Work instructions: Show every line of the data that contains the string "bool".

*** Entries supplied ***

## Hoist reset-state loads before collision sweep and replace action rounding divisions

```diff
diff --git a/3drvo-marl-collisionavoidance_amd/csrc/rvo3d_capi.hip b/3drvo-marl-collisionavoidance_amd/csrc/rvo3d_capi.hip
--- a/3drvo-marl-collisionavoidance_amd/csrc/rvo3d_capi.hip
+++ b/3drvo-marl-collisionavoidance_amd/csrc/rvo3d_capi.hip
@@ -373,6 +373,7 @@
   if (const char* ab = std::getenv("RVO3D_ABLATE")) P.ablate = std::atoi(ab);
 #endif
   C.act_scale = cfg->action_decimals >= 0 ? std::pow(10.0, cfg->action_decimals) : 0.0;
+  C.act_inv = (C.act_scale == 10.0 || C.act_scale == 100.0 || C.act_scale == 1000.0) ? 1.0 / C.act_scale : 0.0;
   for (int k = 0; k < 3; ++k) C.map[k] = cfg->map_size[k];
   P.T10 = sq_threshold(10.0);
   C.T5 = sq_threshold(5.0);
diff --git a/3drvo-marl-collisionavoidance_amd/csrc/rvo3d_math.hpp b/3drvo-marl-collisionavoidance_amd/csrc/rvo3d_math.hpp
--- a/3drvo-marl-collisionavoidance_amd/csrc/rvo3d_math.hpp
+++ b/3drvo-marl-collisionavoidance_amd/csrc/rvo3d_math.hpp
@@ -24,6 +24,13 @@
   const double r = __builtin_fma(-q, 1000.0, k);
   const double c = q + r * 0.001;
   return finite_d(k) ? c : k;
+}
+__device__ __forceinline__ double k_over_scale(double k, double s, double inv) {
+  if (inv == 0.0 || !(__builtin_fabs(k) < 9007199254740992.0)) return k / s;
+  const double q = k * inv;
+  const double r = __builtin_fma(-q, s, k);
+  const double c = __builtin_fma(r, inv, q);
+  return k == 0.0 ? k : c;
 }
 
 constexpr uint32_t kDvInvalid = 0xffffffffu;
diff --git a/3drvo-marl-collisionavoidance_amd/csrc/rvo3d_params.hpp b/3drvo-marl-collisionavoidance_amd/csrc/rvo3d_params.hpp
--- a/3drvo-marl-collisionavoidance_amd/csrc/rvo3d_params.hpp
+++ b/3drvo-marl-collisionavoidance_amd/csrc/rvo3d_params.hpp
@@ -18,6 +18,7 @@
   double T5, T04;
   double cen[3];
   double act_scale;
+  double act_inv;
   float cmax;
   float kdot;
   uint32_t zf_div;
diff --git a/3drvo-marl-collisionavoidance_amd/csrc/rvo3d_step.hpp b/3drvo-marl-collisionavoidance_amd/csrc/rvo3d_step.hpp
--- a/3drvo-marl-collisionavoidance_amd/csrc/rvo3d_step.hpp
+++ b/3drvo-marl-collisionavoidance_amd/csrc/rvo3d_step.hpp
@@ -443,7 +443,7 @@
         for (int k = 0; k < 3; ++k) {
           const float r = __builtin_rintf(A[k] * 100.0f) / 100.0f;
           const double x = (double)(P.acceler * r) + vv[k];
-          a[k] = __builtin_rint(x * 100.0) / 100.0;
+          a[k] = k_over_scale(__builtin_rint(x * 100.0), 100.0, 0.01);
         }
       } else {
         if (P.action_f64) {
@@ -454,9 +454,10 @@
           a[0] = (double)A[0]; a[1] = (double)A[1]; a[2] = (double)A[2];
         }
         if (P.cold().act_scale > 0) {
-          a[0] = __builtin_rint(a[0] * P.cold().act_scale) / P.cold().act_scale;
-          a[1] = __builtin_rint(a[1] * P.cold().act_scale) / P.cold().act_scale;
-          a[2] = __builtin_rint(a[2] * P.cold().act_scale) / P.cold().act_scale;
+          const double s = P.cold().act_scale, inv = P.cold().act_inv;
+          a[0] = k_over_scale(__builtin_rint(a[0] * s), s, inv);
+          a[1] = k_over_scale(__builtin_rint(a[1] * s), s, inv);
+          a[2] = k_over_scale(__builtin_rint(a[2] * s), s, inv);
         }
       }
     }
@@ -555,6 +556,17 @@
     rew_k = rvo_reward_k(rvo_reward_pre(dv, a), flag, tmin);
   }
   RVO3D_STAMP(18);
+  constexpr bool kEarlyReset = LITE && NW == 1;
+  bool early = false;
+  double rp[3] = {0, 0, 0};
+  uint32_t rdv_a = 0, rdv_b = 0;
+#define RVO3D_LOAD_RESET_STATE()                                                     \
+  {                                                                                  \
+    load_wp(P, g, 0, rp);                                                            \
+    dev = P.dev0()[g];                                                               \
+    load_wp(P, g, 1, cur);                                                           \
+    rdv_a = P.dv0_a()[g]; rdv_b = P.dv0_b()[g];                                      \
+  }
   __syncthreads();
   if (active) {
     if (!kLoadAhead) RVO3D_LOAD_INTEGRATION_STATE()
@@ -619,11 +631,15 @@
     collision = building_hit(P, S);
     if (S.x < 0 || S.x > P.cold().map[0] || S.y < 0 || S.y > P.cold().map[1] || S.z < 0 || S.z > P.cold().map[2])
       collision = true;
-    P.yaw()[g] = yaw; P.pitch()[g] = pitch; P.real_len()[g] = real_len;
+    if (kEarlyReset) {
+      early = collision || f_dest;
+      if (early) RVO3D_LOAD_RESET_STATE()
+    }
+    P.yaw()[g] = early ? 0.0 : yaw; P.pitch()[g] = early ? 0.0 : pitch; P.real_len()[g] = early ? 0.0 : real_len;
     if (ex_set) P.extra_len()[g] = extra_len;
-    if (wpi != wpi_in) P.wp_idx()[g] = wpi;
-    if (f_arrive != f_arrive_in) P.arrive()[g] = f_arrive ? 1 : 0;
-    if (f_dest != f_dest_in) P.dest()[g] = f_dest ? 1 : 0;
+    if (early ? wpi_in != 1 : wpi != wpi_in) P.wp_idx()[g] = early ? 1 : wpi;
+    if (early ? f_arrive_in : f_arrive != f_arrive_in) P.arrive()[g] = (f_arrive && !early) ? 1 : 0;
+    if (early ? f_dest_in : f_dest != f_dest_in) P.dest()[g] = (f_dest && !early) ? 1 : 0;
     P.info[g] = f_arrive ? 1 : 0;
     P.finish[g] = f_dest ? 1 : 0;
   }
@@ -644,59 +660,66 @@
                                      false, flag, tmin, collision, gw, false);
   }
   bool do_reset = false;
+  double rew64 = 0.0;
   if (active) {
-    const double rew64 = k_over_1000(rew_k) + k_over_1000(collision ? -50000.0 : mov_nc);
-    P.reward[g] = (float)rew64;
-    if (P.reward64) P.reward64[g] = rew64;
-    P.done[g] = collision ? 1 : 0;
+    rew64 = k_over_1000(rew_k) + k_over_1000(collision ? -50000.0 : mov_nc);
     do_reset = LITE && (collision || f_dest);
   }
+#define RVO3D_STORE_STEP_RESULT()                                                    \
+  if (active) {                                                                      \
+    P.reward[g] = (float)rew64;                                                      \
+    if (P.reward64) P.reward64[g] = rew64;                                           \
+    P.done[g] = collision ? 1 : 0;                                                   \
+    if (LITE && P.reset_mask) P.reset_mask[g] = do_reset ? 1 : 0;                    \
+  }
+  if (!kEarlyReset) RVO3D_STORE_STEP_RESULT()
 
   RVO3D_STAMP(5);
   if (LITE) {
-    if (active && P.reset_mask) P.reset_mask[g] = do_reset ? 1 : 0;
     if (do_reset) L.any_reset[el] = 1;
     __syncthreads();
-    double p[3] = {0, 0, 0}, rcur[3] = {0, 0, 0}, rdev = 0.0;
-    uint32_t rdv_a = 0, rdv_b = 0;
+    const bool late = do_reset && !early;
+    const bool any_late = !kEarlyReset || __ballot(late) != 0ull;
     if (NW > 1 && active && P.prev_cnt) {
       old_cnt = (uint32_t)P.prev_cnt[g];
       old_cnt = old_cnt < (uint32_t)P.nm ? old_cnt : (uint32_t)P.nm;
       L.kept[lrow] = (int)old_cnt;
       if (old_cnt != 0) *L.any_old = 1;
     }
-    if (do_reset) {
-      load_wp(P, g, 0, p);
-      rdev = P.dev0()[g];
-      load_wp(P, g, 1, rcur);
-      rdv_a = P.dv0_a()[g]; rdv_b = P.dv0_b()[g];
-    }
+    if (any_late) {
+      if (late) RVO3D_LOAD_RESET_STATE()
+    }
+#undef RVO3D_LOAD_RESET_STATE
     RVO3D_STAMP(26);
     if (NW == 1 && two_phase_rows(P, row0, nrows, full_rows) && !RVO3D_ABLATED(16)) early_zero_blocks<NW>(P, L, tid, row0, nrows);
     RVO3D_STAMP(27);
     if (do_reset) {
-      S.x = p[0]; S.y = p[1]; S.z = p[2]; S.vx = S.vy = S.vz = 0.0;
-      dev = rdev;
-      cur[0] = rcur[0]; cur[1] = rcur[1]; cur[2] = rcur[2];
+      S.x = rp[0]; S.y = rp[1]; S.z = rp[2]; S.vx = S.vy = S.vz = 0.0;
       if (!dv_decode(rdv_a, rdv_b, dv)) {
-        des_vel(P, p, cur, dv);
-        dev = deviation(p, cur, p);
+        des_vel(P, rp, cur, dv);
+        dev = deviation(rp, cur, rp);
       }
       RVO3D_STORE_CUR(P, g, cur);
-      RVO3D_STORE_PREV(P, g, p);
+      RVO3D_STORE_PREV(P, g, rp);
       max_dev = dev > 0.0 ? dev : 0.0;
-      P.wp_idx()[g] = 1; P.arrive()[g] = 0; P.dest()[g] = 0;
-      P.real_len()[g] = 0.0; P.yaw()[g] = 0.0; P.pitch()[g] = 0.0;
+      if (any_late) {
+        if (late) {
+          P.wp_idx()[g] = 1; P.arrive()[g] = 0; P.dest()[g] = 0;
+          P.real_len()[g] = 0.0; P.yaw()[g] = 0.0; P.pitch()[g] = 0.0;
+        }
+      }
       L.x[tid] = S.x; L.y[tid] = S.y; L.z[tid] = S.z;
       L.vx[tid] = 0.0; L.vy[tid] = 0.0; L.vz[tid] = 0.0;
       const double v0[3] = {0, 0, 0};
-      stage_f32<NW>(P, L, el, d, true, p, v0, az, S.r, S.prio);
+      stage_f32<NW>(P, L, el, d, true, rp, v0, az, S.r, S.prio);
     }
     if (active && L.any_reset[el] != 0) {
       const int os = el * N + d;
       L.w[WAX][os] = 0.f; L.w[WAY][os] = 0.f; L.w[WAZ][os] = 0.f;
     }
-  }
+    if (kEarlyReset) RVO3D_STORE_STEP_RESULT()
+  }
+#undef RVO3D_STORE_STEP_RESULT
   if (active) {
     uint32_t dvk_a, dvk_b;
     dv_encode(dv, dvk_a, dvk_b);
```

Result: no change. 7.835 billion drone-steps/s (median of 6 runs) (+0.9%).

*** End of Entries supplied ***

Reply:
+  constexpr bool kEarlyReset = LITE && NW == 1;
+  bool early = false;
   bool do_reset = false;
+    const bool late = do_reset && !early;
+    const bool any_late = !kEarlyReset || __ballot(late) != 0ull;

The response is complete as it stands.